NABU’s investigation claims that Kolomoisky orchestrated a scheme in 2015 to funnel funds from PrivatBank to an offshore company and increase his share in the bank's capital. This involved a payment of over $250mn to the offshore company under the pretext of repurchasing its bonds at an inflated cost. A portion of these funds, totalling $12mn, was then channelled to five legal entities before ultimately ending up in Kolomoisky's personal account, according to NABU.

The NABU case against Kolomoisky is separate from the original charges brought by the Security Service of Ukraine (SBU) that were used to arrest him in September. The SBU is under the direct control of the president and was widely seen as an attempt by Zelenskiy to crack down on Ukraine’s oligarchs. Ukraine’s Economic Security Bureau (BEB) also cooperated in the SBU case that has similar allegations of fraud and money laundering of UAH500mn ($13.5mn) in 2019-2020. Kolomoisky has been held in pre-trial detention since September and refused to post bail. A court this week extended his detention into the New Year.

The court's decision and the potential closure of the NABU case are linked to the controversial "Lozovy amendments," Kyiv Independent reports, which imposed strict deadlines for investigations and limited the terms for sending cases to trial. The Rada passed several laws this week that undermine the judiciary and its ability to vet and bar corrupt judges from office.
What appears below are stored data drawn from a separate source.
template <int NT>
__global__ void __launch_bounds__(kTcThreads, 1) conv_tc_kernel(const __grid_constant__ CUtensorMap tmA,
                                                                const __grid_constant__ CUtensorMap tmB,
                                                                const __grid_constant__ TcEpiMaps tmE, const TcParams p) {
  extern __shared__ uint8_t smem_raw[];
  uint8_t* smem = reinterpret_cast<uint8_t*>((reinterpret_cast<uintptr_t>(smem_raw) + 1023) & ~(uintptr_t)1023);
  constexpr int kStage = kATileBytes + NT * 128;
  const int epi_bytes = tc_epi_bytes(NT, p.splits);
  const bool staged = epi_bytes > 0;
  uint8_t* ebuf = smem + (size_t)p.stages * kStage;
  uint64_t* full = reinterpret_cast<uint64_t*>(ebuf + epi_bytes);
  uint64_t* empty = full + p.stages;
  uint64_t* efull = empty + p.stages;
  uint64_t* edone = efull + 1;

  const int wg = __shfl_sync(0xffffffffu, (int)(threadIdx.x >> 7), 0);
  const int lane = threadIdx.x & 31;
  const int m_tiles = p.tw * p.th * p.td * p.tn;
  const int units = m_tiles * p.n_tiles * p.splits;
  const int nchunks_all = p.KD * p.KH * p.KW * p.CB;

  if (threadIdx.x == 0) {
    for (int s = 0; s < p.stages; ++s) { mbar_init(&full[s], 1); mbar_init(&empty[s], 2); }
    mbar_init(efull, 1);
    mbar_init(edone, 256);
    fence_barrier_init();
    prefetch_tmap(&tmA);
    prefetch_tmap(&tmB);
  }
  __syncthreads();

  if (wg == 0) {
    regs_release_producer();
    if (staged && threadIdx.x == 32) {
      uint32_t eph = 0;
      for (int u = blockIdx.x; u < units; u += gridDim.x) {
        const TcUnit w = tc_unit(p, u, m_tiles, nchunks_all);
        int ow0, oh0, od0, nb0;
        tc_tile_origin(p, w.m, ow0, oh0, od0, nb0);
        bulk_wait_read0();
        if (p.residual != LT_RES_NONE) {
          mbar_expect_tx(efull, (uint32_t)epi_bytes);
          for (int sl = 0; sl < NT / 32; ++sl) {
            int g, c;
            epi_slab(p, w.n0 + 32 * sl, g, c);
            tma_load_5d(ebuf + sl * kSlabBytes, &tmE.res[g], efull, c, ow0, oh0, od0, nb0);
          }
        } else {
          mbar_arrive_local(efull);
        }
        mbar_wait(edone, eph);
        eph ^= 1u;
        for (int sl = 0; sl < NT / 32; ++sl) {
          int g, c;
          epi_slab(p, w.n0 + 32 * sl, g, c);
          tma_store_5d(&tmE.out[g], ebuf + sl * kSlabBytes, c, ow0, oh0, od0, nb0);
        }
        bulk_commit();
      }
      bulk_wait0();
    }
    if (threadIdx.x < 32) {
      int s = 0;
      uint32_t ph = 0;
      for (int u = blockIdx.x; u < units; u += gridDim.x) {
        const TcUnit w = tc_unit(p, u, m_tiles, nchunks_all);
        int ow0, oh0, od0, nb0;
        tc_tile_origin(p, w.m, ow0, oh0, od0, nb0);
        int tap = w.q_begin / p.CB, cb = w.q_begin - tap * p.CB;
        int kw = tap % p.KW, kh = (tap / p.KW) % p.KH, kd = tap / (p.KW * p.KH);
        const int ax = ow0 * p.sw - p.pw, ay = oh0 * p.sh - p.ph, az = od0 * p.sd - p.pd, bn0 = w.n0 * p.b_nmul;
        for (int q = 0, qa = w.q_begin; q < w.nchunks; ++q, ++qa) {
          mbar_wait(&empty[s], ph ^ 1u);
          uint8_t* a_dst = smem + (size_t)s * kStage;
          if (elect_one()) {
            mbar_expect_tx(&full[s], (uint32_t)kStage);
            tma_load_5d(a_dst, &tmA, &full[s], cb * 64, ax + kw, ay + kh, az + kd, nb0);
            tma_load_2d(a_dst + kATileBytes, &tmB, &full[s], qa * p.b_step0, qa * p.b_step1 + bn0);
          }
          __syncwarp();
          if (++cb == p.CB) { cb = 0; if (++kw == p.KW) { kw = 0; if (++kh == p.KH) { kh = 0; ++kd; } } }
          if (++s == p.stages) { s = 0; ph ^= 1u; }
        }
      }
    }
    return;
  }

  regs_claim_consumer();
  const int g = wg - 1;
  float d1[NT / 2], d2[NT / 2];
#pragma unroll
  for (int i = 0; i < NT / 2; ++i) { d1[i] = 0.f; d2[i] = 0.f; }
  const int r0 = g * 64 + ((threadIdx.x >> 5) & 3) * 16 + (lane >> 2);
  const int c2 = 2 * (lane & 3);
  const uint32_t ring0 = smem_u32(smem);
  int s = 0;
  uint32_t ph = 0, eph = 0;
  for (int u = blockIdx.x; u < units; u += gridDim.x) {
    const TcUnit w = tc_unit(p, u, m_tiles, nchunks_all);
    int prev = -1;
    for (int q = 0; q < w.nchunks; ++q) {
      mbar_wait(&full[s], ph);
      const uint32_t a_addr = ring0 + (uint32_t)(s * kStage) + (uint32_t)(g * 64 * 128);
      const uint32_t b_addr = ring0 + (uint32_t)(s * kStage) + kATileBytes;
      const uint64_t ad = make_sw128_desc(a_addr), bd = make_sw128_desc(b_addr);
      const uint32_t acc = (q == 0) ? 0u : 1u;
      wg_fence();
      if (p.terms == 3) {
        wgmma_f16<NT>(d1, ad, bd, acc);
        wgmma_f16<NT>(d1, ad + 2, bd + 2, 1u);
        wgmma_f16<NT>(d2, ad, bd + 4, acc);
        wgmma_f16<NT>(d2, ad + 2, bd + 6, 1u);
        wgmma_f16<NT>(d2, ad + 4, bd, 1u);
        wgmma_f16<NT>(d2, ad + 6, bd + 2, 1u);
      } else if (p.terms == 1) {
        wgmma_f16<NT>(d1, ad, bd, acc);
        wgmma_f16<NT>(d1, ad + 2, bd + 2, 1u);
      } else {
        wgmma_f16<NT>(d1, ad, bd, acc);
        wgmma_f16<NT>(d1, ad + 2, bd + 2, 1u);
        wgmma_f16<NT>(d1, ad + 4, bd + 4, 1u);
        wgmma_f16<NT>(d1, ad + 6, bd + 6, 1u);
      }
      wg_commit();
      wg_wait<1>();
      if (prev >= 0 && (threadIdx.x & 127) == 0) mbar_arrive_local(&empty[prev]);
      prev = s;
      if (++s == p.stages) { s = 0; ph ^= 1u; }
    }
    wg_wait<0>();
    if (prev >= 0 && (threadIdx.x & 127) == 0) mbar_arrive_local(&empty[prev]);
    wg_fence_regs(d1);
    wg_fence_regs(d2);

    if (p.splits > 1) {
#pragma unroll
      for (int h = 0; h < 2; ++h) {
        float* wrow = p.ws + (((size_t)w.z * m_tiles + w.m) * 128 + r0 + 8 * h) * p.ws_ld + w.n0;
#pragma unroll
        for (int i = 0; i < NT / 8; ++i) {
          const int k = 4 * i + 2 * h;
          const float v0 = (p.terms == 3) ? fmaf(d2[k], kLoInv, d1[k]) : d1[k];
          const float v1 = (p.terms == 3) ? fmaf(d2[k + 1], kLoInv, d1[k + 1]) : d1[k + 1];
          *reinterpret_cast<float2*>(wrow + 8 * i + c2) = make_float2(v0, v1);
        }
      }
      continue;
    }
    if constexpr (NT >= 32) {
      mbar_wait(efull, eph);
      eph ^= 1u;
      const uint32_t e0 = smem_u32(ebuf);
      auto fc_ok = [&](int co) {
        int ch;
        long pix;
        epilogue_target(p, co, 0, ch, pix);
        return ch < p.FC;
      };
      float2 sc = make_float2(0.f, 0.f), sh = sc;
      if (fc_ok(w.n0 + c2)) {
        sc = __ldg(reinterpret_cast<const float2*>(p.scale + w.n0 + c2));
        sh = __ldg(reinterpret_cast<const float2*>(p.shift + w.n0 + c2));
      }
#pragma unroll
      for (int i = 0; i < NT / 8; ++i) {
        const int co = w.n0 + 8 * i + c2;
        const bool ok = fc_ok(co);
        float2 sc_next = sc, sh_next = sh;
        if (i + 1 < NT / 8 && fc_ok(co + 8)) {
          sc_next = __ldg(reinterpret_cast<const float2*>(p.scale + co + 8));
          sh_next = __ldg(reinterpret_cast<const float2*>(p.shift + co + 8));
        }
        const uint32_t slab = e0 + (uint32_t)((i >> 2) * kSlabBytes);
        const int cc = 8 * (i & 3) + c2;
#pragma unroll
        for (int h = 0; h < 2 && ok; ++h) {
          const int row = r0 + 8 * h;
          const int k = 4 * i + 2 * h;
          float v0 = (p.terms == 3) ? fmaf(d2[k], kLoInv, d1[k]) : d1[k];
          float v1 = (p.terms == 3) ? fmaf(d2[k + 1], kLoInv, d1[k + 1]) : d1[k + 1];
          v0 = fmaf(v0, sc.x, sh.x);
          v1 = fmaf(v1, sc.y, sh.y);
          if (p.out_format == LT_FMT_F32) {
            const uint32_t a = slab + sw128(row, 4 * cc);
            float2 r = make_float2(0.f, 0.f);
            if (p.residual != LT_RES_NONE) r = lds_f2(a);
            if (p.residual == LT_RES_BEFORE_RELU) { v0 += r.x; v1 += r.y; }
            if (p.relu) { v0 = fmaxf(v0, 0.f); v1 = fmaxf(v1, 0.f); }
            if (p.residual == LT_RES_AFTER_RELU) { v0 += r.x; v1 += r.y; }
            sts_f2(a, make_float2(v0, v1));
          } else {
            const uint32_t ahi = slab + sw128(row, 2 * cc), alo = slab + sw128(row, 64 + 2 * cc);
            float2 r = make_float2(0.f, 0.f);
            if (p.residual != LT_RES_NONE) {
              const uint32_t rh = lds32(ahi), rl = lds32(alo);
              const float2 a = __half22float2(*reinterpret_cast<const __half2*>(&rh));
              const float2 b = __half22float2(*reinterpret_cast<const __half2*>(&rl));
              r = make_float2(fmaf(b.x, kLoInv, a.x), fmaf(b.y, kLoInv, a.y));
            }
            if (p.residual == LT_RES_BEFORE_RELU) { v0 += r.x; v1 += r.y; }
            if (p.relu) { v0 = fmaxf(v0, 0.f); v1 = fmaxf(v1, 0.f); }
            if (p.residual == LT_RES_AFTER_RELU) { v0 += r.x; v1 += r.y; }
            uint32_t hi2, lo2;
            split_s32x2(v0, v1, hi2, lo2);
            sts32(ahi, hi2);
            sts32(alo, lo2);
          }
        }
        sc = sc_next;
        sh = sh_next;
      }
      fence_proxy_async();
      mbar_arrive_local(edone);
    } else {
      int ow0, oh0, od0, nb0;
      tc_tile_origin(p, w.m, ow0, oh0, od0, nb0);
#pragma unroll
      for (int h = 0; h < 2; ++h) {
        int r_ = r0 + 8 * h;
        const int dw = r_ % p.bw; r_ /= p.bw;
        const int dh = r_ % p.bh; r_ /= p.bh;
        const int dd = r_ % p.bd; r_ /= p.bd;
        const int ow = ow0 + dw, oh = oh0 + dh, od = od0 + dd, nb = nb0 + r_;
        if (!(ow < p.OW && oh < p.OH && od < p.OD && nb < p.N)) continue;
        const long opix = (((long)nb * p.FD + (od * p.osd + p.ood)) * p.FH + (oh * p.osh + p.ooh)) * p.FW + (ow * p.osw + p.oow);
        conv_epilogue_row<NT>(p, d1, d2, h, opix, w.n0, c2);
      }
    }
  }
}

typedef CUresult (*EncodeTiledFn)(CUtensorMap*, CUtensorMapDataType, cuuint32_t, void*, const cuuint64_t*, const cuuint64_t*,
                                  const cuuint32_t*, const cuuint32_t*, CUtensorMapInterleave, CUtensorMapSwizzle,
                                  CUtensorMapL2promotion, CUtensorMapFloatOOBfill);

Anti-corruption activists argue that these amendments aimed to protect corrupt officials by hindering investigations against them. Despite calls from activists, Parliament has yet to repeal these amendments.

The ruling on the Kolomoisky case highlights different interpretations of the Lozovy amendments, with prosecutors and some courts contending that they do not apply when multiple cases are merged, and one was opened before the amendments. The Kyiv Independent reports. The Anti-Corruption Court's appeal chamber disagreed with this interpretation.

As the case hangs in the balance, the future of Ukraine's efforts to prosecute Kolomoisky remains uncertain, prompting concerns about the state of anti-corruption efforts in the country.

The Kolomoisky case comes as Ukraine’s anti-corruption efforts are spluttering following a failure to reform the judiciary and bar corrupt judges from office. Zelenskiy has been trying to reform the High Commission and the Anti-corruption Court but is running into stiff institution resistance to any changes.